# [Record extracts]
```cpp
static void stats_zero(const IgemmArgs& a, hipStream_t s);
static int t128_min() {
  static const int v = gank_tune("GANK_IGEMM_T128_MIN", 192);
  return v;
}
static bool igemm_stats_ok(const IgemmArgs& a, int BM, int BN) {
  static const int env = gank_tune("GANK_IGEMM_STATS", 1);
  return env && a.stat_sums != nullptr && !(a.flags & GANK_OUT_TANH) && a.M % BM == 0 && a.Cout % BN == 0 &&
         ((long)a.stat_n_per_group * a.H * a.W) % BM == 0;
}
template <int MODE, int PW>
static int launch_pp(const IgemmArgs& a0, hipStream_t s) {
  IgemmArgs a = a0;
  const bool stats = a.stat_sums != nullptr;
  if (stats) { tl_stats_done = 1; stats_zero(a, s); }
  constexpr bool PHASE = (MODE & 4) != 0;
  const int tiles = a.N * (a.H / (256 / PW)) * (a.W / PW);
  a.tiles_pp = tiles;
  a.phase_inner = phase_inner_env();
  a.tiles_m = PHASE ? 4 * tiles : tiles;
  a.tiles_n = a.Cout / 256;
  if (PHASE) { a.Kpad = 4 * a.Cin; a.Hin = a.H; a.Win = a.W; }
  auto kern = stats ? conv_igemm_pp_kernel<MODE, PW, true> : conv_igemm_pp_kernel<MODE, PW, false>;
  if (stats) { GANK_MAX_DYNAMIC_LDS((conv_igemm_pp_kernel<MODE, PW, true>), PP_LDS_BYTES, "conv_igemm_pp"); }
  else { GANK_MAX_DYNAMIC_LDS((conv_igemm_pp_kernel<MODE, PW, false>), PP_LDS_BYTES, "conv_igemm_pp"); }
  static const std::string tag = gank_format("conv_igemm_pp_kernel<%d, %d>", MODE, PW);
  gank_prof_tag(0, tag.c_str());
  hipLaunchKernelGGL(kern, dim3(a.tiles_m * a.tiles_n), dim3(512), PP_LDS_BYTES, s, a);
  GANK_LAUNCH_OK("conv_igemm_pp");
  return 0;
}
static int pp_patch_width(int H, int W) { return (W % 32 == 0 && H % 8 == 0) ? 32 : (W % 16 == 0 && H % 16 == 0) ? 16 : 0; }
static int pp_env() {
  static const int v = gank_tune("GANK_IGEMM_PP", 2);
  return v;
}
static bool pp_enough_blocks(const IgemmArgs& a, int phases) {
  const int pw = pp_patch_width(a.H, a.W);
  return pw != 0 && (long)phases * a.N * (a.H / (256 / pw)) * (a.W / pw) * (a.Cout / 256) >= 224;
}
static bool pp_phase_ok(const IgemmArgs& a) {
  return pp_env() >= 2 && a.Cout % 256 == 0 && a.Cin % 32 == 0 && pp_enough_blocks(a, 4);
}
static int launch_pp_phase(const IgemmArgs& a, hipStream_t s) {
  const bool relu = (a.flags & GANK_IN_RELU) != 0;
  if (pp_patch_width(a.H, a.W) == 32) return relu ? launch_pp<5, 32>(a, s) : launch_pp<4, 32>(a, s);
  return relu ? launch_pp<5, 16>(a, s) : launch_pp<4, 16>(a, s);
}

template <int MODE, int BN>
static int launch_patch(const IgemmArgs& a0, hipStream_t s) {
  IgemmArgs a = a0;
  a.tiles_m = a.N * (a.H / 8) * (a.W / 16);
  a.tiles_n = a.CoutPad / BN;
  const size_t lds = ((size_t)10 * HROWP + (size_t)2 * BN * LROW) * sizeof(bf16);
  auto kern = conv_igemm_patch_kernel<MODE, BN>;
  GANK_MAX_DYNAMIC_LDS(kern, (int)lds, "conv_igemm_patch");
  static const std::string tag = gank_format("conv_igemm_patch_kernel<%d, %d>", MODE, BN);
  gank_prof_tag(0, tag.c_str());
  hipLaunchKernelGGL(kern, dim3(a.tiles_m * a.tiles_n), dim3(256), lds, s, a);
  GANK_LAUNCH_OK("conv_igemm_patch");
  return 0;
}

template <int WM, int WN, int TM, int TN, bool PACKED, int PF, int MODE>
static int launch_cfg(const IgemmArgs& a0, hipStream_t s) {
  IgemmArgs a = a0;
  constexpr int BM = WM * TM * 32, BN = WN * TN * 32;
  a.tiles_m = cdiv(a.M, BM);
  a.tiles_n = a.CoutPad / BN;
  const size_t lds = (size_t)2 * (BM + BN) * LROW * sizeof(bf16);
  static const std::string tag = gank_format("conv_igemm_kernel<%d, %d, %d, %d, %s, %d, %d>", WM, WN, TM, TN, PACKED ? "true" : "false", PF, MODE);
  gank_prof_tag(0, tag.c_str());
  if constexpr (!PACKED && MODE == 0 && TN * 16 <= 32) {
    if (igemm_stats_ok(a, BM, BN)) {
      auto kern = conv_igemm_kernel<WM, WN, TM, TN, PACKED, PF, MODE, true>;
      GANK_MAX_DYNAMIC_LDS(kern, (int)lds, "conv_igemm");
      tl_stats_done = 1;
// ... 260 lines not shown

extern "C" int gank_conv2d_general_fprop(const void* x, const void* wf, const float* bias, void* y, int N, int Hin, int Win,
                                         int Hout, int Wout, int Cin, int Cout, int ksize, int stride, int pad, int flags, void* stream) {
  GANK_REQUIRE(stride == 1 || stride == 2, "conv2d_general_fprop: stride %d (1 or 2)", stride);
  GANK_REQUIRE(pad >= 0 && pad < ksize, "conv2d_general_fprop: pad %d outside [0, ksize)", pad);
  GANK_REQUIRE(!((flags & GANK_IN_UPSAMPLE2X) && stride == 2), "conv2d_general_fprop: upsampled input with stride 2");
  GANK_REQUIRE(Hin > 0 && Win > 0 && Hout > 0 && Wout > 0, "conv2d_general_fprop: bad sizes");
  IgemmArgs a{};
  a.x = (const bf16*)x; a.w = (const bf16*)wf; a.bias = bias; a.y = (bf16*)y;
  a.N = N; a.H = Hout; a.W = Wout; a.Hin = Hin; a.Win = Win;
  a.Cin = Cin; a.Cout = Cout; a.ks = ksize; a.pad = pad;
  a.flags = (flags & (GANK_IN_UPSAMPLE2X | GANK_IN_RELU | GANK_OUT_TANH)) | (stride == 2 ? IG_IN_STRIDE2 : 0);
  a.scale = 1.f;
  return gank_igemm_dispatch(a, (hipStream_t)stream);
}
extern "C" int gank_conv2d_general_dgrad(const void* dy, const void* wd, const void* relu_ref, void* dx, int N, int Hx, int Wx,
                                         int Hdy, int Wdy, int Cin, int Cout, int ksize, int pad, void* stream) {
  GANK_REQUIRE(pad >= 0 && pad < ksize, "conv2d_general_dgrad: pad %d outside [0, ksize)", pad);
  IgemmArgs a{};
  a.x = (const bf16*)dy; a.w = (const bf16*)wd; a.mask = (const bf16*)relu_ref; a.y = (bf16*)dx;
  a.N = N; a.H = Hx; a.W = Wx; a.Hin = Hdy; a.Win = Wdy;
  a.Cin = Cout; a.Cout = Cin; a.ks = ksize; a.pad = ksize - 1 - pad;
  a.scale = 1.f;
  return gank_igemm_dispatch(a, (hipStream_t)stream);
}

static int upconv3x3_fprop_impl(const void* x, const void* wph, const float* bias, const void* residual, void* y,
                                int N, int Hl, int Wl, int Cin, int Cout, int flags, float* stat_sums, int groups, void* stream) {
  GANK_REQUIRE(Cin % 64 == 0, "upconv3x3_fprop: Cin must be a multiple of 64 (got %d)", Cin);
  IgemmArgs a{};
  a.x = (const bf16*)x; a.w = (const bf16*)wph; a.bias = bias; a.res = (const bf16*)residual; a.y = (bf16*)y;
  a.N = N; a.H = Hl; a.W = Wl; a.Hin = Hl; a.Win = Wl;
  a.Cin = Cin; a.Cout = Cout; a.ks = 2; a.pad = 0;
  a.flags = flags & GANK_OUT_TANH;
  a.scale = 1.f;
  hipStream_t s = (hipStream_t)stream;
  a.taps = 4; a.CoutPad = roundup(Cout, 32); a.Kpad = 4 * Cin; a.nsteps = a.Kpad / 64;
  a.M = N * Hl * Wl; a.sw = log2_or_neg(Wl); a.shw = log2_or_neg(Hl * Wl);
  GANK_REQUIRE((long)N * Hl * Wl * Cin < (1L << 30) && (long)a.M * 4 * Cout < (1L << 31), "upconv3x3_fprop: tensor too large");
  if (stats_setup(a, stat_sums, groups, N, Cout, s, flags)) return 1;
  gank_prof_begin(0, 2.0 * a.M * 4.0 * (double)Cout * 4 * Cin, s, 2.0 * ((double)a.M * Cin + 16.0 * Cin * Cout + 4.0 * a.M * Cout + (residual ? 4.0 * a.M * Cout : 0.0)));
  int rc;
  const long tiles128 = 4L * cdiv(a.M, 128) * (a.CoutPad / 128);
  if (pp_phase_ok(a)) rc = launch_pp_phase(a, s);
  else if (patch_phase_ok(a)) rc = launch_patch_phase<4>(a, s);
  else if (a.CoutPad % 128 == 0 && tiles128 >= t128_min()) rc = launch_phase<2, 2, 2, 2, 2>(a, s);
  else if (a.CoutPad % 64 == 0) rc = launch_phase<2, 2, 1, 1, 4>(a, s);
  else rc = launch_phase<4, 1, 2, 1, 2>(a, s);
  gank_prof_end(0, s);
  return rc;
}

extern "C" int gank_upconv3x3_fprop(const void* x, const void* wph, const float* bias, const void* residual, void* y,
                                    int N, int Hl, int Wl, int Cin, int Cout, int flags, void* stream) {
  return upconv3x3_fprop_impl(x, wph, bias, residual, y, N, Hl, Wl, Cin, Cout, flags, nullptr, 0, stream);
}
extern "C" int gank_upconv3x3_fprop_stats(const void* x, const void* wph, const float* bias, const void* residual, void* y,
                                          int N, int Hl, int Wl, int Cin, int Cout, int flags, float* stat_sums, int groups, int* produced,
                                          void* stream) {
  GANK_REQUIRE(stat_sums && produced, "upconv3x3_fprop_stats: null statistics pointers");
  const int rc = upconv3x3_fprop_impl(x, wph, bias, residual, y, N, Hl, Wl, Cin, Cout, flags, stat_sums, groups, stream);
  *produced = tl_stats_done;
  return rc;
}

extern "C" int gank_upconv3x3_dgrad(const void* dy, const void* wd4, const void* relu_ref, void* dx, int N, int Hl, int Wl,
                                    int Cin, int Cout, void* stream) {
  IgemmArgs a{};
  a.x = (const bf16*)dy; a.w = (const bf16*)wd4; a.mask = (const bf16*)relu_ref; a.y = (bf16*)dx;
  a.N = N; a.H = Hl; a.W = Wl; a.Hin = 2 * Hl; a.Win = 2 * Wl;
  a.Cin = Cout; a.Cout = Cin; a.ks = 4; a.pad = 1;
  a.flags = IG_IN_STRIDE2;
  a.scale = 1.f;
// ... 64 lines not shown
```

### gan_lib_tensorflow_amd/kernels.py

```python
import ctypes as C

import torch

from . import _lib
from ._lib import IN_UPSAMPLE2X, IN_RELU, OUT_TANH, DY_UPSAMPLE2X, RES_UPSAMPLE2X, STATS_PREZEROED, OUT_POOLSUM2X, SnDesc, PrepDesc, WgradItem, LabelDenseDesc, Res8Head, SlabJob

BF16, F32, I32 = getattr(torch, _lib.ACT_DTYPE_NAME), torch.float32, torch.int32


def _stream():
    return C.c_void_p(torch.cuda.current_stream().cuda_stream)


def _p(t, dtype=None, name="tensor"):
    if t is None:
        return None
    if not t.is_cuda:
        raise RuntimeError(f"gank: {name} must live on the GPU (no CPU path exists)")
    if not t.is_contiguous():
        raise RuntimeError(f"gank: {name} must be contiguous, got strides {t.stride()} for {tuple(t.shape)}")
    if dtype is not None and t.dtype != dtype:
        raise RuntimeError(f"gank: {name} must be {dtype}, got {t.dtype}")
    return C.c_void_p(t.data_ptr())

# ... 432 lines not shown
    _lib.check(lib().gank_conv2d_general_wgrad(_p(x, BF16, "x"), _p(dy, BF16, "dy"), _p(dw, F32, "dw"), _p(dbias, F32, "dbias"), n, hx, wx, hdy, wdy,
                                               cin, cout, ksize, stride, pad, flags, _stream()), "conv2d_general_wgrad")
    return dw


def upconv3x3_prep(w):
    _, _, cin, cout = w.shape
    old = getattr(w, "_prep_up", None)
    if old is not None:
        wph, wd4 = old
    else:
        wph = torch.empty((4, _roundup(cout, 32), 4 * cin), dtype=BF16, device=w.device)
        wd4 = torch.empty((_roundup(cin, 32), _roundup(16 * cout, 64)), dtype=BF16, device=w.device)
    _lib.check(lib().gank_upconv3x3_prep_weights(_p(w.detach(), F32, "w"), _p(wph), _p(wd4), cin, cout, _stream()), "upconv3x3_prep")
    w._prep_up = (wph, wd4)
    return wph, wd4


def upconv3x3_fprop(x, wph, bias, cout, flags=0, residual=None, stats_groups=0):
    n, hl, wl, cin = x.shape
    y = torch.empty((n, 2 * hl, 2 * wl, cout), dtype=BF16, device=x.device)
    if stats_groups:
        sums, pre = stats_arena.take((stats_groups, _lib.STAT_SLOTS, 2, cout), x.device)
        produced = C.c_int(0)
        _lib.check(lib().gank_upconv3x3_fprop_stats(_p(x, BF16, "x"), _p(wph, BF16), _p(bias, F32, "bias"), _p(residual, BF16, "residual"),
                                                    _p(y), n, hl, wl, cin, cout, flags | (STATS_PREZEROED if pre else 0), _p(sums), stats_groups, C.byref(produced), _stream()),
                   "upconv3x3_fprop_stats")
        return y, (ConvStats(sums, bias, stats_groups) if produced.value else None)
    _lib.check(lib().gank_upconv3x3_fprop(_p(x, BF16, "x"), _p(wph, BF16), _p(bias, F32, "bias"), _p(residual, BF16, "residual"),
                                          _p(y), n, hl, wl, cin, cout, flags, _stream()), "upconv3x3_fprop")
    return y


def upconv3x3_dgrad(dy, wd4, cin, relu_ref=None):
    n, h2, w2, cout = dy.shape
    dx = torch.empty((n, h2 // 2, w2 // 2, cin), dtype=BF16, device=dy.device)
    _lib.check(lib().gank_upconv3x3_dgrad(_p(dy, BF16, "dy"), _p(wd4, BF16), _p(relu_ref, BF16, "relu_ref"), _p(dx),
                                          n, h2 // 2, w2 // 2, cin, cout, _stream()), "upconv3x3_dgrad")
    return dx


def convpool3x3_prep(w):
    _, _, cin, cout = w.shape
    old = getattr(w, "_prep_pool", None)
    if old is not None:
        wp4, wphd = old
    else:
        wp4 = torch.empty((_roundup(cout, 32), _roundup(16 * cin, 64)), dtype=BF16, device=w.device)
        wphd = torch.empty((4, _roundup(cin, 32), 4 * cout), dtype=BF16, device=w.device)
    _lib.check(lib().gank_convpool3x3_prep_weights(_p(w.detach(), F32, "w"), _p(wp4), _p(wphd), cin, cout, _stream()), "convpool3x3_prep")
    w._prep_pool = (wp4, wphd)
    return wp4, wphd


def convpool3x3_fprop(x, wp4, bias, cout, flags=0, residual=None):
    n, h, w, cin = x.shape
    y = torch.empty((n, h // 2, w // 2, cout), dtype=BF16, device=x.device)
    _lib.check(lib().gank_convpool3x3_fprop(_p(x, BF16, "x"), _p(wp4, BF16), _p(bias, F32, "bias"), _p(residual, BF16, "residual"),
                                            _p(y), n, h // 2, w // 2, cin, cout, flags, _stream()), "convpool3x3_fprop")
    return y


def convpool3x3_dgrad(dy, wphd, cin, relu_ref=None):
    n, hp, wp, cout = dy.shape
    dx = torch.empty((n, 2 * hp, 2 * wp, cin), dtype=BF16, device=dy.device)
    _lib.check(lib().gank_convpool3x3_dgrad(_p(dy, BF16, "dy"), _p(wphd, BF16), _p(relu_ref, BF16, "relu_ref"), _p(dx),
# ... 1265 lines not shown
```

### include/gank.h

```cpp
#ifndef GANK_H
#define GANK_H

#include <stddef.h>
#include <stdint.h>

#ifdef __cplusplus
extern "C" {
#endif

#define GANK_VERSION 100

#define GANK_IN_UPSAMPLE2X 1
#define GANK_IN_RELU 2
#define GANK_OUT_TANH 4
#define GANK_DY_UPSAMPLE2X 8
#define GANK_STAT_SLOTS 16
#define GANK_STATS_PREZEROED 256
#define GANK_RES_UPSAMPLE2X 64
#define GANK_OUT_POOLSUM2X 512

int gank_version(void);
int gank_act_dtype(void);
const char* gank_last_error(void);

// ... 75 lines not shown
  const void* pooled;
  float* loss;
  float* w_grad;
  float* b_grad;
  int n_real, mode;
  float loss_scale;
} gank_res8_head;
int gank_res8_chain_fwd_head(const void* x, const void* const* w_rfrag, const float* const* bias, void* const* h1,
                             void* const* y, void* pooled, const float* head_w, const float* head_b, void* logits, int N, int C,
                             int nblocks, void* stream);
int gank_res8_chain_bwd_head(const gank_res8_head* head, const void* ylast, void* dy_out, const void* const* wd_rfrag,
                             const void* const* h1, const void* const* xin, void* const* g1, void* const* dx, int N, int C,
                             int nblocks, void* stream);

int gank_img16_conv3x3(const void* x, const void* w_rfrag, const float* bias, const void* relu_ref, const void* residual, void* y,
                       int N, int Cin, int Cout, int flags, void* stream);
int gank_cbn_relu_img16_conv3x3(const void* x, const int32_t* labels, const float* gamma, const float* beta, const float* stats,
                                const void* w_rfrag, const float* bias, const void* residual, void* y, int N, int Cin, int Cout,
                                int groups, int n_labels, int flags, float* stat_sums, int stat_groups, void* stream);
int gank_img16_conv3x3_stats(const void* x, const void* w_rfrag, const float* bias, const void* relu_ref, const void* residual, void* y,
                             int N, int Cin, int Cout, int flags, float* stat_sums, int stat_groups, void* stream);
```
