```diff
@@ -325,8 +399,7 @@
 #pragma unroll
     for (int i = 0; i < TN; ++i) {
       if (ADD == 1) {
-#pragma unroll
-        for (int reg = 0; reg < 4; ++reg) pa_cur[i][reg] = pa_n1[i][reg];
+        pa_cur[i] = pa_n1[i];
         near = near && __builtin_amdgcn_readlane(np_now, i + 1) - __builtin_amdgcn_readlane(np_now, i) <= 16;
       }
       f32x4m *dst = reinterpret_cast<f32x4m *>(s_tile + i * BF);
@@ -335,8 +408,9 @@
         if (lane + 64 * q < nf4) dst[lane + 64 * q] = pv[i][q];
     }
     if (ADD == 2) {
-      reinterpret_cast<f32x4m *>(s_add)[lane] = pa4_n1[0];
-      reinterpret_cast<f32x4m *>(s_add)[64 + lane] = pa4_n1[1];
+      pa4_cur[0] = pa4_n1[0];
+      pa4_cur[1] = pa4_n1[1];
+      asm volatile("" : "+v"(pa4_cur[0]), "+v"(pa4_cur[1]));
     }
     wave_lds_fence();
     MIX_LOAD_V(g1, id_n1)
@@ -349,17 +423,16 @@
       for (int i = 0; i < TN; ++i) {
         const int32_t c0 = __builtin_amdgcn_readlane(np_now, i), c1 = __builtin_amdgcn_readlane(np_now, i + 1);
         if (c1 > c0)
-          mix_node_tiles<KS, true, ADD, OT, AT>(c0, c1, cbase, ur_cur, mp_cur, pa_cur[i], urel, mpos, s_comp,
-                                                s_tile + i * BF, B, F, addend, ldA, M, ldM, m, kq,
-                                                reinterpret_cast<const AT *>(s_add));
+          mix_node_tiles<KS, true, ADD, OT, AT>(c0, c1, cbase, ur_cur, mp_cur, pa_cur[i], pa4_cur, q4, urel, mpos,
+                                                s_comp, s_tile + i * BF, B, F, addend, ldA, M, ldM, m, kq);
       }
     } else {
 #pragma unroll 1
       for (int i = 0; i < TN; ++i)
         mix_node_tiles<KS, false, ADD, OT, AT>(__builtin_amdgcn_readlane(np_now, i),
                                                __builtin_amdgcn_readlane(np_now, i + 1), cbase, ur_cur, mp_cur,
-                                               pa_cur[0], urel, mpos, s_comp, s_tile + i * BF, B, F, addend, ldA, M,
-                                               ldM, m, kq);
+                                               pa_cur[0], pa4_cur, q4, urel, mpos, s_comp, s_tile + i * BF, B, F,
+                                               addend, ldA, M, ldM, m, kq);
     }
     wave_lds_fence();
   }
@@ -1352,13 +1425,10 @@
     constexpr int tn = 2;
     const int KS = (B + 15) / 16;
     const int NQ = (B * F + 255) / 256;
-    const size_t lds_plain =
+    const size_t lds =
         ((size_t)((R * (KS * 16 + 4) + 3) & ~3) + (size_t)(kFwdTB / 64) * tn * B * F) * sizeof(float);
-    const size_t lds_add = (size_t)(kFwdTB / 64) * kAddPieces * 4 * sizeof(float);
     const bool add_vec = addend && (ldA * sizeof(AT)) % 16 == 0 && ldA <= 16 && (((uintptr_t)addend) & 15) == 0 &&
-                         !node_ids && cfg(CFG_MIX_ADD_VEC) != 0 &&
-                         lds_plain + lds_add <= 150 * 1024;
-    const size_t lds = lds_plain + (add_vec ? lds_add : 0);
+                         !node_ids && cfg(CFG_MIX_ADD_VEC) != 0;
     if (mfma_on && B <= 64 && F <= 16 && (B * F) % 4 == 0 && (((uintptr_t)V) & 15) == 0 &&
         lds <= 150 * 1024 && !(node_ids && (addend || sizeof(OT) != 4))) {
       const int64_t want = ((N + tn - 1) / tn + (kFwdTB / 64) - 1) / (kFwdTB / 64);
```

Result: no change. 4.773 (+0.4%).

# [Your task]
Using the records above, find and show each line with the string "cdiv".

# [Exercise answer]
  a.tiles_m = cdiv(a.M, BM);
  const long tiles128 = 4L * cdiv(a.M, 128) * (a.CoutPad / 128);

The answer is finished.